What to produce
Extract, from the records beneath this instruction, each line that contains the word "campos".

Material to process
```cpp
template <int D>
__global__ __launch_bounds__(U3D_BLOCK) void preprocess_fwd_kernel(
    U3DSpan span, int vpi, int vpt, int H, int W, float tanx, float tany, float mod, int flags, U3DSource src,
    const float* __restrict__ viewmatrix, const float* __restrict__ projmatrix, const float* __restrict__ campos,
    int32_t* __restrict__ radii, float* __restrict__ depth, float2* __restrict__ xy, float4* __restrict__ conic_op,
    float4* __restrict__ rgbd, uint2* __restrict__ rect, uint32_t* __restrict__ clamped,
    uint32_t* __restrict__ num_rendered, double* __restrict__ acc_zero, size_t NG, uint32_t* __restrict__ sorted_id,
    uint2* __restrict__ sorted_rect, uint32_t* __restrict__ n_vis, uint32_t* __restrict__ msd_total, int msd_bins,
    uint32_t* __restrict__ touched_words, uint8_t* __restrict__ visible, uint32_t* __restrict__ touched_count, uint32_t touched_count_init) {
  if (touched_count && blockIdx.x == 0 && blockIdx.y == 0 && blockIdx.z == 0 && threadIdx.x == 0) *touched_count = touched_count_init;
  if (msd_total && blockIdx.x == 0) {
    const int nv0 = blockIdx.z * vpt, nv1 = min(vpi, nv0 + vpt);
    for (int e = threadIdx.x; e < (nv1 - nv0) * msd_bins; e += U3D_BLOCK) msd_total[(size_t)(blockIdx.y * vpi + nv0) * msd_bins + e] = 0u;
  }
  __shared__ __attribute__((aligned(16))) unsigned long long s_keys[U3D_BLOCK];
  __shared__ uint2 s_rects[U3D_BLOCK];
  extern __shared__ __attribute__((aligned(16))) float s_rec[];
  constexpr int K = (D + 1) * (D + 1);
  const int item = blockIdx.y;
  int P;
  size_t gbase;
  u3d_set_span(span, item, P, gbase);
  const int i0 = blockIdx.x * U3D_BLOCK;
// ... 58 lines not shown
        const float* shr = lsrc.shs_rest + li * (size_t)lsrc.s_shs_rest;
#pragma unroll
        for (int k = 0; k < K * 3; ++k) shc[k] = k < 3 ? sh[k] : shr[k - 3];
      } else {
#pragma unroll
        for (int k = 0; k < K * 3; ++k) shc[k] = sh[k];
      }
    }
  }
  for (int vk = v0; vk < v1; ++vk) {
  const int view = item * vpi + vk;
  const size_t pbase = u3d_pair_base(span, vk, P, gbase);
  uint32_t touched = 0;
  unsigned long long sort_key = ~0ull;
  uint2 sort_rect = make_uint2(0u, 0u);
  if (i < P) {
    const size_t g = pbase + i;
    Cam cam;
    load_cam(cam, viewmatrix, projmatrix, campos, view);
    const float* p = gin.p;
    int radius = 0;
    float zv = cam.V[2] * p[0] + cam.V[6] * p[1] + cam.V[10] * p[2] + cam.V[14];
    float2 pix = make_float2(0.f, 0.f);
    float4 co = make_float4(0.f, 0.f, 0.f, 0.f), col = make_float4(0.f, 0.f, 0.f, 0.f);
    uint2 rc = make_uint2(0u, 0u);
    uint32_t cb = 0;
    if (zv > 0.2f) {
      float hom[4];
#pragma unroll
      for (int j = 0; j < 4; ++j) hom[j] = cam.Pm[j] * p[0] + cam.Pm[4 + j] * p[1] + cam.Pm[8 + j] * p[2] + cam.Pm[12 + j];
// ... 39 lines not shown
          col = make_float4(rgb[0], rgb[1], rgb[2], zv);
          rc = make_uint2((uint32_t)x0 | ((uint32_t)y0 << 16), (uint32_t)x1 | ((uint32_t)y1 << 16));
        }
      }
    }
    radii[g] = radius;
    if (visible) visible[g] = radius > 0 ? 1 : 0;
    depth[g] = radius > 0 ? zv : 0.f;
    xy[g] = pix;
    conic_op[g] = co;
    rgbd[g] = col;
    rect[g] = rc;
    clamped[g] = cb;
    if (radius > 0) sort_key = ((unsigned long long)__float_as_uint(zv) << 32) | (uint32_t)i;
    sort_rect = rc;
    if (acc_zero) {
#pragma unroll
      for (int k = 0; k < U3D_NACC; ++k) acc_zero[(size_t)k * NG + g] = 0.0;
    }
  }
  if (flags & U3D_FLAG_STATS) {
#pragma unroll
    for (int o = 32; o > 0; o >>= 1) touched += __shfl_xor(touched, o);
    if ((threadIdx.x & 63) == 0 && touched) atomicAdd(&num_rendered[view], touched);
  }
  if (sorted_id) {
    const int tid = threadIdx.x;
    __shared__ unsigned long long s_sorted[U3D_BLOCK];
    __syncthreads();
    const unsigned long long mine = sort_key != ~0ull ? sort_key : (0xFFFFFFFF00000000ull | (uint32_t)tid);
    s_keys[tid] = mine;
    s_rects[tid] = sort_rect;
    __syncthreads();
    {
      int rank = 0;
      const ulonglong2* k2 = reinterpret_cast<const ulonglong2*>(s_keys);
#pragma unroll 8
      for (int q = 0; q < U3D_BLOCK / 2; ++q) {
        const ulonglong2 two = k2[q];
        rank += (two.x < mine ? 1 : 0) + (two.y < mine ? 1 : 0);
      }
      s_sorted[rank] = mine;
    }
    __syncthreads();
    const unsigned long long kk = s_sorted[tid];
    const bool vis = (uint32_t)(kk >> 32) != 0xFFFFFFFFu;
    if (tid == 0 && !vis) n_vis[view] = 0;
    if (vis && (tid == U3D_BLOCK - 1 || (uint32_t)(s_sorted[tid + 1] >> 32) == 0xFFFFFFFFu)) n_vis[view] = (uint32_t)(tid + 1);
    if (tid < P) {
      const uint32_t id = vis ? (uint32_t)kk : 0u;
      sorted_id[pbase + tid] = id;
      sorted_rect[pbase + tid] = vis ? s_rects[id] : make_uint2(0u, 0u);
    }
  }
  }
}

// ... 444 lines not shown

void u3d_launch_preprocess_fwd(const u3d_raster_desc& d, const U3DBuffers& b, const U3DSource& src, const float* viewmatrix,
                               const float* projmatrix, const float* campos, int32_t* radii, double* acc_zero, hipStream_t s,
                               uint8_t* visible) {
  const bool fuse_sort = u3d_preprocess_sorts(d);
  const size_t NG = (size_t)d.views_per_item * u3d_total_P(d);
  const int vpt = (u3d_total_P(d) >= 65536) ? (d.views_per_item < 4 ? d.views_per_item : 4) : 1;
  const int chunks = (d.views_per_item + vpt - 1) / vpt;
  dim3 grid((d.P + U3D_BLOCK - 1) / U3D_BLOCK, d.n_items, chunks), block(U3D_BLOCK);
  const size_t lds = src.act != 0 ? (size_t)U3D_BLOCK * src.s_means * sizeof(float) : 0;
  const int D = src.shs ? d.sh_degree : 0;
#define LAUNCH(DEG)                                                                                                   \
  hipLaunchKernelGGL(preprocess_fwd_kernel<DEG>, grid, block, lds, s, u3d_span(d), d.views_per_item, vpt, d.image_height, \
                     d.image_width, d.tanfovx, d.tanfovy, d.scale_modifier, d.flags, src, viewmatrix, projmatrix, campos, \
                     radii, b.depth, b.xy, b.conic_op, b.rgbd, b.rect, b.clamped, b.num_rendered, acc_zero, NG,               \
                     fuse_sort ? b.sorted_id : nullptr, b.sorted_rect, b.n_vis, d.P > U3D_LDS_SORT_MAX ? b.sort_hist : nullptr, u3d_msd_bins(d.P), \
                     u3d_uses_touched_words(d) ? b.touched_words : nullptr, visible,                                      \
                     u3d_uses_touched_words(d) ? b.touched_count : nullptr,                                              \
                     u3d_sparse_bwd(d, src.act) ? 0u : U3D_TOUCHED_NOT_LISTED)
  switch (D) {
    case 0: LAUNCH(0); break;
    case 1: LAUNCH(1); break;
    case 2: LAUNCH(2); break;
    default: LAUNCH(3); break;
  }
#undef LAUNCH
}

void u3d_launch_preprocess_bwd(const u3d_raster_desc& d, const U3DBuffers& b, const U3DSource& src, const float* viewmatrix,
                               const float* projmatrix, const float* campos, const int32_t* radii, const double* acc,
                               const U3DGradSink& sink, hipStream_t s, double* acc_reset, const float* gscale, bool sparse) {
// ... 35 lines not shown
```

unipre3d_amd/csrc/u3d_render.hip:

```cpp
#include "u3d_common.h"
#if defined(U3D_LPT_EXPERIMENT) || defined(U3D_TIMELINE)
#include <algorithm>
#include <cstdio>
#include <vector>
#endif

namespace {

constexpr float LOG2E = 1.4426950408889634f;
constexpr float ALPHA_MIN = 1.0f / 255.0f;
constexpr float T_STOP = 0.0001f;
#ifndef U3D_FWD_HOIST
#define U3D_FWD_HOIST 1
#endif

__device__ __forceinline__ bool rect_hits(const uint2 r, int tx, int ty) {
  const int x0 = r.x & 0xffffu, y0 = r.x >> 16, x1 = r.y & 0xffffu, y1 = r.y >> 16;
  return tx >= x0 && tx < x1 && ty >= y0 && ty < y1;
}

struct LossCtx {
  int kind;
  float w_bg, w_non, b0, b1, b2, t0, t1, t2;
};
// ... 65 lines not shown
  return s < 1 ? 1 : (s > 32 ? 32 : s);
}
constexpr int TILE_WAVES = 1;

struct TileLds {
  float4* P0;
  float4* P1;
  float2* P2;
  float* D;
  float (*acc)[10];
  float* S;
  int sstride;
};
struct TileGeom {
  const uint32_t* sorted_id; const uint2* sorted_rect; const float2* xy; const float4* conic_op; const float4* rgbd;
  size_t vbase; int tx, ty;
  int rect_indirect;
  uint32_t* touched;
  uint32_t* tw;
  size_t gbase;
  uint2* tlist;
  uint32_t* tcount;
  uint32_t item;
};

template <bool DEPTH>
__device__ __forceinline__ lanemask_t tile_stage(const TileLds& L, const TileGeom& G, int lane, int b, uint32_t limit, bool& plain) {
  const uint32_t s = (uint32_t)b * U3D_WAVE + (uint32_t)lane;
  bool hit = false, ok = true;
  if (s < limit) hit = rect_hits(G.sorted_rect[G.vbase + (G.rect_indirect ? G.sorted_id[G.vbase + s] : s)], G.tx, G.ty);
  const lanemask_t bal = __ballot(hit);
  if (hit) {
    const uint32_t o = (uint32_t)__popcll(bal & ((1ull << lane) - 1ull));
    const size_t g = G.vbase + G.sorted_id[G.vbase + s];
    const float2 m = G.xy[g];
    const float4 co = G.conic_op[g];
    const float4 cd = G.rgbd[g];
    const float a1 = (-0.5f * LOG2E) * co.x, b1 = -LOG2E * co.y, c1 = (-0.5f * LOG2E) * co.z;
    L.P0[o] = make_float4(m.x, m.y, a1, b1);
    L.P1[o] = make_float4(c1, co.w, cd.x, cd.y);
    L.P2[o] = make_float2(cd.z, __uint_as_float(s + 1u));
    if (DEPTH) L.D[o] = 1.0f / cd.w;
    L.S[o * L.sstride] = __builtin_amdgcn_exp2f(a1 + a1);
    ok = a1 <= 0.f && a1 >= -2.5f && c1 <= 0.f && b1 * b1 <= (4.f * (1.f - 1e-5f)) * (a1 * c1) && co.w <= 0.98f && fabsf(m.x) < 1e30f && fabsf(m.y) < 1e30f;
// ... 16 lines not shown
  araw[1] = araw[0] * r;
  r *= s2;
  araw[2] = araw[1] * r;
  r *= s2;
  araw[3] = araw[2] * r;
}

struct TileFwd {
  float Tr[4], C0[4], C1[4], C2[4], Dv[4];
  uint32_t stop_pos[4];
  uint32_t wlast;
  int staged;
  lanemask_t staged_bal;
};
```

Result for this task
    const float* __restrict__ viewmatrix, const float* __restrict__ projmatrix, const float* __restrict__ campos,
    load_cam(cam, viewmatrix, projmatrix, campos, view);
                               const float* projmatrix, const float* campos, int32_t* radii, double* acc_zero, hipStream_t s,
                     d.image_width, d.tanfovx, d.tanfovy, d.scale_modifier, d.flags, src, viewmatrix, projmatrix, campos, \
                               const float* projmatrix, const float* campos, const int32_t* radii, const double* acc,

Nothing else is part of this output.